◆ Task directions ◆
Each line below should be restated word for word.

Dataset items:
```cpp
template <bool RK4, bool PHYS = false, bool REF = false>
__device__ __forceinline__ void simulate_quad_body(const quattro_model_params& p, const float* __restrict__ x0,
                                                   const float* __restrict__ u, int N, float* __restrict__ x,
                                                   double* __restrict__ cost, const int gid, const bool live,
                                                   const float* __restrict__ model_phys = nullptr, const RefRows& rr = RefRows{}) {
  using RefS = std::conditional_t<REF, RefSrc, NoRefSrc>;
  const int b = gid >> 2;
  const size_t bb = live ? b : 0;
  const LaneConst L = lane_const_of<PHYS>(p, model_phys, bb, gid & 3);
  float* xo = x + bb * (N + 1) * NX + L.a;
  float xh[4];
#pragma unroll
  for (int g = 0; g < 4; ++g) xh[g] = x0[bb * NX + 3 * g + L.a];
  const bool writer = live && L.j < 3;
  const int bw = __builtin_amdgcn_readfirstlane(b);
  const __amdgpu_buffer_rsrc_t rsx =
      __builtin_amdgcn_make_buffer_rsrc(x + (size_t)bw * (N + 1) * NX, 0, 16 * (N + 1) * NX * 4, 0x00020000);
  const int vox = writer ? 4 * ((b - bw) * (N + 1) * NX + L.a) : 0x40000000;
  int uflags = 0x00020000;
  asm("" : "+s"(uflags));
  const __amdgpu_buffer_rsrc_t rsu =
      __builtin_amdgcn_make_buffer_rsrc(const_cast<float*>(u) + (size_t)bw * N * NU, 0, 16 * N * NU * 4, uflags);
  const int vou = 4 * ((live ? b - bw : 0) * N * NU + L.j);
  const int ou_last = (N - 1) * (NU * 4);
  auto control = [&](int ofs) __attribute__((always_inline)) {
    return __int_as_float(__builtin_amdgcn_raw_buffer_load_b32(rsu, vou, ofs < ou_last ? ofs : ou_last, 0));
  };
  if (writer) {
#pragma unroll
    for (int g = 0; g < 4; ++g) xo[3 * g] = xh[g];
  }
  const RefS ref(L, rr, bw, live ? b - bw : 0, 16);
  RefLane r0, r1, rN;
  r0.load(ref, 0);
  r1.load(ref, N > 1 ? 1 : 0);
  rN.load(ref, N);
  double J = 0.0;
  const unsigned long long live_mask = barrier_lanes(p, live);
  float u0 = control(0), u1 = control(NU * 4);
  int ou = 2 * (NU * 4);
  auto step = [&](float ut, const RefLane& rt, int t) __attribute__((always_inline)) {
    J += (double)lane_stage_cost(p, with_ref<RefS>(L, rt), xh, ut, live_mask);
    float xn[4];
    const QuadU U(ut);
    quad_step<RK4>(L, xh, U, xn);
#pragma unroll
    for (int g = 0; g < 4; ++g)
      __builtin_amdgcn_raw_buffer_store_b32(__float_as_int(xn[g]), rsx, vox + 12 * g, (t + 1) * (NX * 4), 0);
#pragma unroll
    for (int g = 0; g < 4; ++g) xh[g] = xn[g];
  };
  asm volatile("" : "+v"(u0), "+v"(u1));
  if constexpr (REF) {
#pragma unroll
    for (int g = 0; g < 4; ++g) asm volatile("" : "+v"(r0.xr[g]), "+v"(r1.xr[g]), "+v"(rN.xr[g]));
  }
  __builtin_amdgcn_s_waitcnt(0x0f70);
  int t = 0;
  for (; t + 1 < N; t += 2) {
    step(u0, r0, t);
    u0 = control(ou);
    ou += NU * 4;
    r0.load(ref, t + 2 < N ? t + 2 : N - 1);
    step(u1, r1, t + 1);
    u1 = control(ou);
    ou += NU * 4;
    r1.load(ref, t + 3 < N ? t + 3 : N - 1);
  }
  if (t < N) step(u0, r0, t);
  J += (double)lane_final_cost(with_ref<RefS>(L, rN), xh);
  J = quad_sum(J);
  if (live && L.j == 0 && cost != nullptr) cost[b] = J;
}

template <bool RK4, int PF, bool PRIO, bool PHYS = false, bool REF = false, bool SHORTCUT = true>
__device__ __forceinline__ void linesearch_quad_body(const quattro_model_params& p, float* x_nom, float* u_nom,
                                                     const float* __restrict__ K, const float* __restrict__ k,
                                                     const AlphaList& al, int n_alpha, int B, int N, double tol,
                                                     double* cost, int32_t* __restrict__ alpha_idx, int32_t* active,
                                                     int32_t* iters, float* __restrict__ scratch, const int gid,
                                                     const bool force, const float* __restrict__ model_phys = nullptr,
                                                     const RefRows& rr = RefRows{}) {
  const int b = gid >> 5, ai = (gid >> 2) & 7, l32 = gid & 31;
  const bool live = (b < B) && (force || active == nullptr || active[b < B ? b : 0] != 0);
  if (!__any(live)) return;
  const bool mine = live && ai < n_alpha;
  const size_t bb = live ? b : 0;
  const int aa = mine ? ai : 0;
  const LaneConst L = lane_const_of<PHYS>(p, model_phys, bb, gid & 3);
  float* xn = x_nom + bb * (N + 1) * NX;
  float* un = u_nom + bb * N * NU;
  const int wb = __builtin_amdgcn_readfirstlane(b);
  const NomSrc nom(L, x_nom, u_nom, K, k, N, wb, live ? b - wb : 0, 2);
  float* sc = scratch + (bb * 8) * (size_t)N * CS;
  float alpha = al.a[0];
#pragma unroll
  for (int i = 1; i < QUATTRO_MAX_ALPHAS; ++i) alpha = (aa == i) ? al.a[i] : alpha;
  const double J0 = live ? cost[bb] : 0.0;
  using RefS = std::conditional_t<REF, RefSrc, NoRefSrc>;
  double J = quad_rollout_closed<RK4, PF, PRIO, SHORTCUT>(p, L, nom, alpha, N, mine, ScratchStore(L, sc + (size_t)aa * N * CS, mine),
                                                RefS(L, rr, wb, live ? b - wb : 0, 2));
  J = quad_sum(J);
  const bool ok = mine && (J <= J0);
  const unsigned long long bal = __ballot(ok);
  const int lane = threadIdx.x & 63;
  const unsigned grp = (unsigned)((bal >> (lane & 32)) & 0x11111111ull);
  const int first = grp ? ((__ffs((int)grp) - 1) >> 2) : -1;
  if (live && first >= 0) {
    __builtin_amdgcn_fence(__ATOMIC_RELEASE, "workgroup");
    asm volatile("s_waitcnt vmcnt(0)" ::: "memory");
    __builtin_amdgcn_fence(__ATOMIC_ACQUIRE, "workgroup");
    const float* src = sc + (size_t)first * N * CS;
    const int e = l32 & 15, half = l32 >> 4;
    const bool isx = e < 12;
    const int slot = isx ? 4 * (e % 3) + e / 3 : e;
    float* dst = isx ? xn + NX + e : un + (e - 12);
    const int dstride = isx ? NX : NU;
    constexpr int COPY_U = 25;
    for (int t0 = half; t0 < N; t0 += 2 * COPY_U) {
      float v[COPY_U];
#pragma unroll
      for (int q = 0; q < COPY_U; ++q) {
        const int t = t0 + 2 * q;
        v[q] = src[(size_t)(t < N ? t : t0) * CS + slot];
      }
#pragma unroll
      for (int q = 0; q < COPY_U; ++q) {
        const int t = t0 + 2 * q;
        if (t < N) dst[(size_t)t * dstride] = v[q];
      }
    }
    if (ai == first && L.j == 0) {
      cost[b] = J;
      if (active != nullptr && fabs(J0 - J) < tol) active[b] = 0;
    }
  }
  if (live && l32 == 0) {
    if (alpha_idx != nullptr) alpha_idx[b] = first;
    if (iters != nullptr) iters[b] += 1;
    if (first < 0 && active != nullptr) active[b] = 0;
  }
}

}
```

### quattro-transformer-ilqr_amd/csrc/sweep_tile16.hip

```cpp
#include "sweep_tile16_body.h"

namespace {

constexpr int ROTATE_ABOVE_B = 256 * 4;
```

◆ Completed task ◆
```cpp
template <bool RK4, bool PHYS = false, bool REF = false>
__device__ __forceinline__ void simulate_quad_body(const quattro_model_params& p, const float* __restrict__ x0,
                                                   const float* __restrict__ u, int N, float* __restrict__ x,
                                                   double* __restrict__ cost, const int gid, const bool live,
                                                   const float* __restrict__ model_phys = nullptr, const RefRows& rr = RefRows{}) {
  using RefS = std::conditional_t<REF, RefSrc, NoRefSrc>;
  const int b = gid >> 2;
  const size_t bb = live ? b : 0;
  const LaneConst L = lane_const_of<PHYS>(p, model_phys, bb, gid & 3);
  float* xo = x + bb * (N + 1) * NX + L.a;
  float xh[4];
#pragma unroll
  for (int g = 0; g < 4; ++g) xh[g] = x0[bb * NX + 3 * g + L.a];
  const bool writer = live && L.j < 3;
  const int bw = __builtin_amdgcn_readfirstlane(b);
  const __amdgpu_buffer_rsrc_t rsx =
      __builtin_amdgcn_make_buffer_rsrc(x + (size_t)bw * (N + 1) * NX, 0, 16 * (N + 1) * NX * 4, 0x00020000);
  const int vox = writer ? 4 * ((b - bw) * (N + 1) * NX + L.a) : 0x40000000;
  int uflags = 0x00020000;
  asm("" : "+s"(uflags));
  const __amdgpu_buffer_rsrc_t rsu =
      __builtin_amdgcn_make_buffer_rsrc(const_cast<float*>(u) + (size_t)bw * N * NU, 0, 16 * N * NU * 4, uflags);
  const int vou = 4 * ((live ? b - bw : 0) * N * NU + L.j);
  const int ou_last = (N - 1) * (NU * 4);
  auto control = [&](int ofs) __attribute__((always_inline)) {
    return __int_as_float(__builtin_amdgcn_raw_buffer_load_b32(rsu, vou, ofs < ou_last ? ofs : ou_last, 0));
  };
  if (writer) {
#pragma unroll
    for (int g = 0; g < 4; ++g) xo[3 * g] = xh[g];
  }
  const RefS ref(L, rr, bw, live ? b - bw : 0, 16);
  RefLane r0, r1, rN;
  r0.load(ref, 0);
  r1.load(ref, N > 1 ? 1 : 0);
  rN.load(ref, N);
  double J = 0.0;
  const unsigned long long live_mask = barrier_lanes(p, live);
  float u0 = control(0), u1 = control(NU * 4);
  int ou = 2 * (NU * 4);
  auto step = [&](float ut, const RefLane& rt, int t) __attribute__((always_inline)) {
    J += (double)lane_stage_cost(p, with_ref<RefS>(L, rt), xh, ut, live_mask);
    float xn[4];
    const QuadU U(ut);
    quad_step<RK4>(L, xh, U, xn);
#pragma unroll
    for (int g = 0; g < 4; ++g)
      __builtin_amdgcn_raw_buffer_store_b32(__float_as_int(xn[g]), rsx, vox + 12 * g, (t + 1) * (NX * 4), 0);
#pragma unroll
    for (int g = 0; g < 4; ++g) xh[g] = xn[g];
  };
  asm volatile("" : "+v"(u0), "+v"(u1));
  if constexpr (REF) {
#pragma unroll
    for (int g = 0; g < 4; ++g) asm volatile("" : "+v"(r0.xr[g]), "+v"(r1.xr[g]), "+v"(rN.xr[g]));
  }
  __builtin_amdgcn_s_waitcnt(0x0f70);
  int t = 0;
  for (; t + 1 < N; t += 2) {
    step(u0, r0, t);
    u0 = control(ou);
    ou += NU * 4;
    r0.load(ref, t + 2 < N ? t + 2 : N - 1);
    step(u1, r1, t + 1);
    u1 = control(ou);
    ou += NU * 4;
    r1.load(ref, t + 3 < N ? t + 3 : N - 1);
  }
  if (t < N) step(u0, r0, t);
  J += (double)lane_final_cost(with_ref<RefS>(L, rN), xh);
  J = quad_sum(J);
  if (live && L.j == 0 && cost != nullptr) cost[b] = J;
}

template <bool RK4, int PF, bool PRIO, bool PHYS = false, bool REF = false, bool SHORTCUT = true>
__device__ __forceinline__ void linesearch_quad_body(const quattro_model_params& p, float* x_nom, float* u_nom,
                                                     const float* __restrict__ K, const float* __restrict__ k,
                                                     const AlphaList& al, int n_alpha, int B, int N, double tol,
                                                     double* cost, int32_t* __restrict__ alpha_idx, int32_t* active,
                                                     int32_t* iters, float* __restrict__ scratch, const int gid,
                                                     const bool force, const float* __restrict__ model_phys = nullptr,
                                                     const RefRows& rr = RefRows{}) {
  const int b = gid >> 5, ai = (gid >> 2) & 7, l32 = gid & 31;
  const bool live = (b < B) && (force || active == nullptr || active[b < B ? b : 0] != 0);
  if (!__any(live)) return;
  const bool mine = live && ai < n_alpha;
  const size_t bb = live ? b : 0;
  const int aa = mine ? ai : 0;
  const LaneConst L = lane_const_of<PHYS>(p, model_phys, bb, gid & 3);
  float* xn = x_nom + bb * (N + 1) * NX;
  float* un = u_nom + bb * N * NU;
  const int wb = __builtin_amdgcn_readfirstlane(b);
  const NomSrc nom(L, x_nom, u_nom, K, k, N, wb, live ? b - wb : 0, 2);
  float* sc = scratch + (bb * 8) * (size_t)N * CS;
  float alpha = al.a[0];
#pragma unroll
  for (int i = 1; i < QUATTRO_MAX_ALPHAS; ++i) alpha = (aa == i) ? al.a[i] : alpha;
  const double J0 = live ? cost[bb] : 0.0;
  using RefS = std::conditional_t<REF, RefSrc, NoRefSrc>;
  double J = quad_rollout_closed<RK4, PF, PRIO, SHORTCUT>(p, L, nom, alpha, N, mine, ScratchStore(L, sc + (size_t)aa * N * CS, mine),
                                                RefS(L, rr, wb, live ? b - wb : 0, 2));
  J = quad_sum(J);
  const bool ok = mine && (J <= J0);
  const unsigned long long bal = __ballot(ok);
  const int lane = threadIdx.x & 63;
  const unsigned grp = (unsigned)((bal >> (lane & 32)) & 0x11111111ull);
  const int first = grp ? ((__ffs((int)grp) - 1) >> 2) : -1;
  if (live && first >= 0) {
    __builtin_amdgcn_fence(__ATOMIC_RELEASE, "workgroup");
    asm volatile("s_waitcnt vmcnt(0)" ::: "memory");
    __builtin_amdgcn_fence(__ATOMIC_ACQUIRE, "workgroup");
    const float* src = sc + (size_t)first * N * CS;
    const int e = l32 & 15, half = l32 >> 4;
    const bool isx = e < 12;
    const int slot = isx ? 4 * (e % 3) + e / 3 : e;
    float* dst = isx ? xn + NX + e : un + (e - 12);
    const int dstride = isx ? NX : NU;
    constexpr int COPY_U = 25;
    for (int t0 = half; t0 < N; t0 += 2 * COPY_U) {
      float v[COPY_U];
#pragma unroll
      for (int q = 0; q < COPY_U; ++q) {
        const int t = t0 + 2 * q;
        v[q] = src[(size_t)(t < N ? t : t0) * CS + slot];
      }
#pragma unroll
      for (int q = 0; q < COPY_U; ++q) {
        const int t = t0 + 2 * q;
        if (t < N) dst[(size_t)t * dstride] = v[q];
      }
    }
    if (ai == first && L.j == 0) {
      cost[b] = J;
      if (active != nullptr && fabs(J0 - J) < tol) active[b] = 0;
    }
  }
  if (live && l32 == 0) {
    if (alpha_idx != nullptr) alpha_idx[b] = first;
    if (iters != nullptr) iters[b] += 1;
    if (first < 0 && active != nullptr) active[b] = 0;
  }
}

}
```

### quattro-transformer-ilqr_amd/csrc/sweep_tile16.hip

```cpp
#include "sweep_tile16_body.h"

namespace {

constexpr int ROTATE_ABOVE_B = 256 * 4;
```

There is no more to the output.